Here is an inventory of potential actions that would have been undertaken by the SEC:

  • Introduce new submitting processes with outlined disclosure standards and particulars tailor-made for blockchain technology tasks.
  • Institute a Safe Harbor coverage with particular phrases and situations to alleviate certified tasks from the burden of pointless compliance necessities.
  • Restrict the quantities to be raised throughout token choices as a method to restrict the potential downsides.
  • Provide extra prescriptive and exact steerage that entrepreneurs can apply with out guesswork and with much less authorized assets.

As nicely as making concrete motion, the SEC must reply two vexing, however basic questions, which it principally avoids:

Why are there no modernized rulemaking updates for cryptocurrency and blockchain technology?

Why are the suggestions and concepts behind a lot of Hester Peirce’s speeches not being adopted up by the SEC?

The blockchain novelty facet is starring the SEC within the eye, however they continue to be in a state of denial that one thing is new right here.

The world was anticipating the US to steer on regulatory steerage for blockchain technology, however the SEC has not answered the problem. Instead, we’re confronted with a panoply of native regulatory positions from 130 nations which are as various as their peoples, whereas being troublesome to reconcile for the common entrepreneur who should assume international.

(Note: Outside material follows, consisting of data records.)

@@ -252,8 +256,9 @@
 #define EDLIB_AMD_LIVE_LOAD() (live ? __hip_atomic_load(livep + lidx, __ATOMIC_RELAXED, __HIP_MEMORY_SCOPE_AGENT) : kNoImport)
 
     const int T = a.targetLength;
-    const int c0 = seg * a.segLen;
-    int c1 = c0 + a.segLen; if (c1 > T) c1 = T;
+    int c0 = seg * a.segLen, c1 = c0 + a.segLen;
+    if (a.segTable) { const Segment sg = a.segTable[seg]; c0 = sg.start; c1 = c0 + sg.cols; }
+    if (c1 > T) c1 = T;
     int cw = c0 - a.warm; if (cw < 0) cw = 0;
     cw &= ~15;
 
@@ -363,6 +368,12 @@
         a.segBest[o] = (MODE == 0) ? score : best;
         a.segCnt[o] = (MODE == 0) ? 1 : cnt;
     }
+#ifdef EDLIB_AMD_DRAIN_DIAG
+    if (BOTTOM && a.waveClock && __builtin_amdgcn_mbcnt_hi(~0u, __builtin_amdgcn_mbcnt_lo(~0u, 0u)) == 0) {
+        const int rb = lidx >> 6;
+        a.waveClock[((size_t)gridDim.y + blockIdx.y) * gridDim.x * 4 + rb] = wall_clock64();
+    }
+#endif
 }
 
 template <int NWD>
@@ -395,6 +406,29 @@
     return hipErrorInvalidValue;
 }
 
+template <int NWD>
+static hipError_t resident_bottom(int bottomAligned, int* perCU)
+{
+    if (bottomAligned == 1 + kDelayRows) return hipOccupancyMaxActiveBlocksPerMultiprocessor(perCU, scan_reads_kernel<NWD, 2, true, true>, 256, 0);
+    return hipOccupancyMaxActiveBlocksPerMultiprocessor(perCU, scan_reads_kernel<NWD, 2, true>, 256, 0);
+}
+
+hipError_t scan_reads_resident_workgroups(int nwords, int bottomAligned, int* resident)
+{
+    int dev = 0, cus = 0, perCU = 0;
+    hipError_t e = hipGetDevice(&dev);
+    if (e == hipSuccess) e = hipDeviceGetAttribute(&cus, hipDeviceAttributeMultiprocessorCount, dev);
+    if (e != hipSuccess) return e;
+    switch (nwords) {
+#define CASE(N) case N: e = resident_bottom<N>(bottomAligned, &perCU); break;
+        CASE(1) CASE(2) CASE(3) CASE(4) CASE(5) CASE(6) CASE(7) CASE(8)
+#undef CASE
+        default: return hipErrorInvalidValue;
+    }
+    *resident = perCU * cus;
+    return e;
+}
+
 
 hipError_t launch_scan_reads_full_long(int nwords, int syms, const ReadScanArgs& a, hipStream_t stream);
 hipError_t launch_scan_reads_banded_long(int nwords, int syms, const ReadScanArgs& a, hipStream_t stream);
@@ -416,6 +450,7 @@
 hipError_t launch_scan_reads_full(int nwords, int syms, const ReadScanArgs& a, hipStream_t stream)
 {
     if (a.nlanes == 0) return hipSuccess;
+    if (a.segTable) return hipErrorInvalidValue;
     if (nwords > kMaxReadWords) return launch_scan_reads_full_long(nwords, syms, a, stream);
     const bool chain = a.chainIn != nullptr || a.chainOut != nullptr;
     switch (syms) {
@@ -446,6 +481,7 @@
 hipError_t launch_scan_reads_banded(int nwords, int syms, const ReadScanArgs& a, hipStream_t stream)
 {
     if (a.nlanes == 0) return hipSuccess;
+    if (a.segTable) return hipErrorInvalidValue;
     if (nwords > kMaxReadWords) return a.filter ? hipErrorInvalidValue : launch_scan_reads_banded_long(nwords, syms, a, stream);
     switch (syms) {
         case 4: return launch_scan_reads_banded_s<4>(nwords, a, stream);
diff --git a/edlib_amd/csrc/reads_kernels.hpp b/edlib_amd/csrc/reads_kernels.hpp
--- a/edlib_amd/csrc/reads_kernels.hpp
+++ b/edlib_amd/csrc/reads_kernels.hpp
@@ -3,6 +3,7 @@
 #include <stdint.h>
 
 #include "hit_list.hpp"
+#include "segment_plan.hpp"
 
 namespace edlib_amd {
 
@@ -46,10 +47,15 @@
     int slotBase;
     int bottomAligned;
     int* liveBest;
+    const Segment* segTable;
+#ifdef EDLIB_AMD_DRAIN_DIAG
+    unsigned long long* waveClock;
+#endif
 };
 constexpr int kLivePeriod = 1024;
 
 hipError_t launch_scan_reads(int nwords, int mode, const ReadScanArgs& a, hipStream_t stream);
+hipError_t scan_reads_resident_workgroups(int nwords, int bottomAligned, int* resident);
 
 hipError_t launch_scan_reads_banded(int nwords, int syms, const ReadScanArgs& a, hipStream_t stream);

There isn’t any level “HODLing” hope for brand new Congressional laws, however we will want for a brand new chapter of extra enlightened SEC management.

Disclosure Read More

The chief in blockchain information, CoinDesk is a media outlet that strives for the best journalistic requirements and abides by a strict set of editorial insurance policies. CoinDesk is an impartial working subsidiary of Digital Currency Group, which invests in cryptocurrencies and blockchain startups.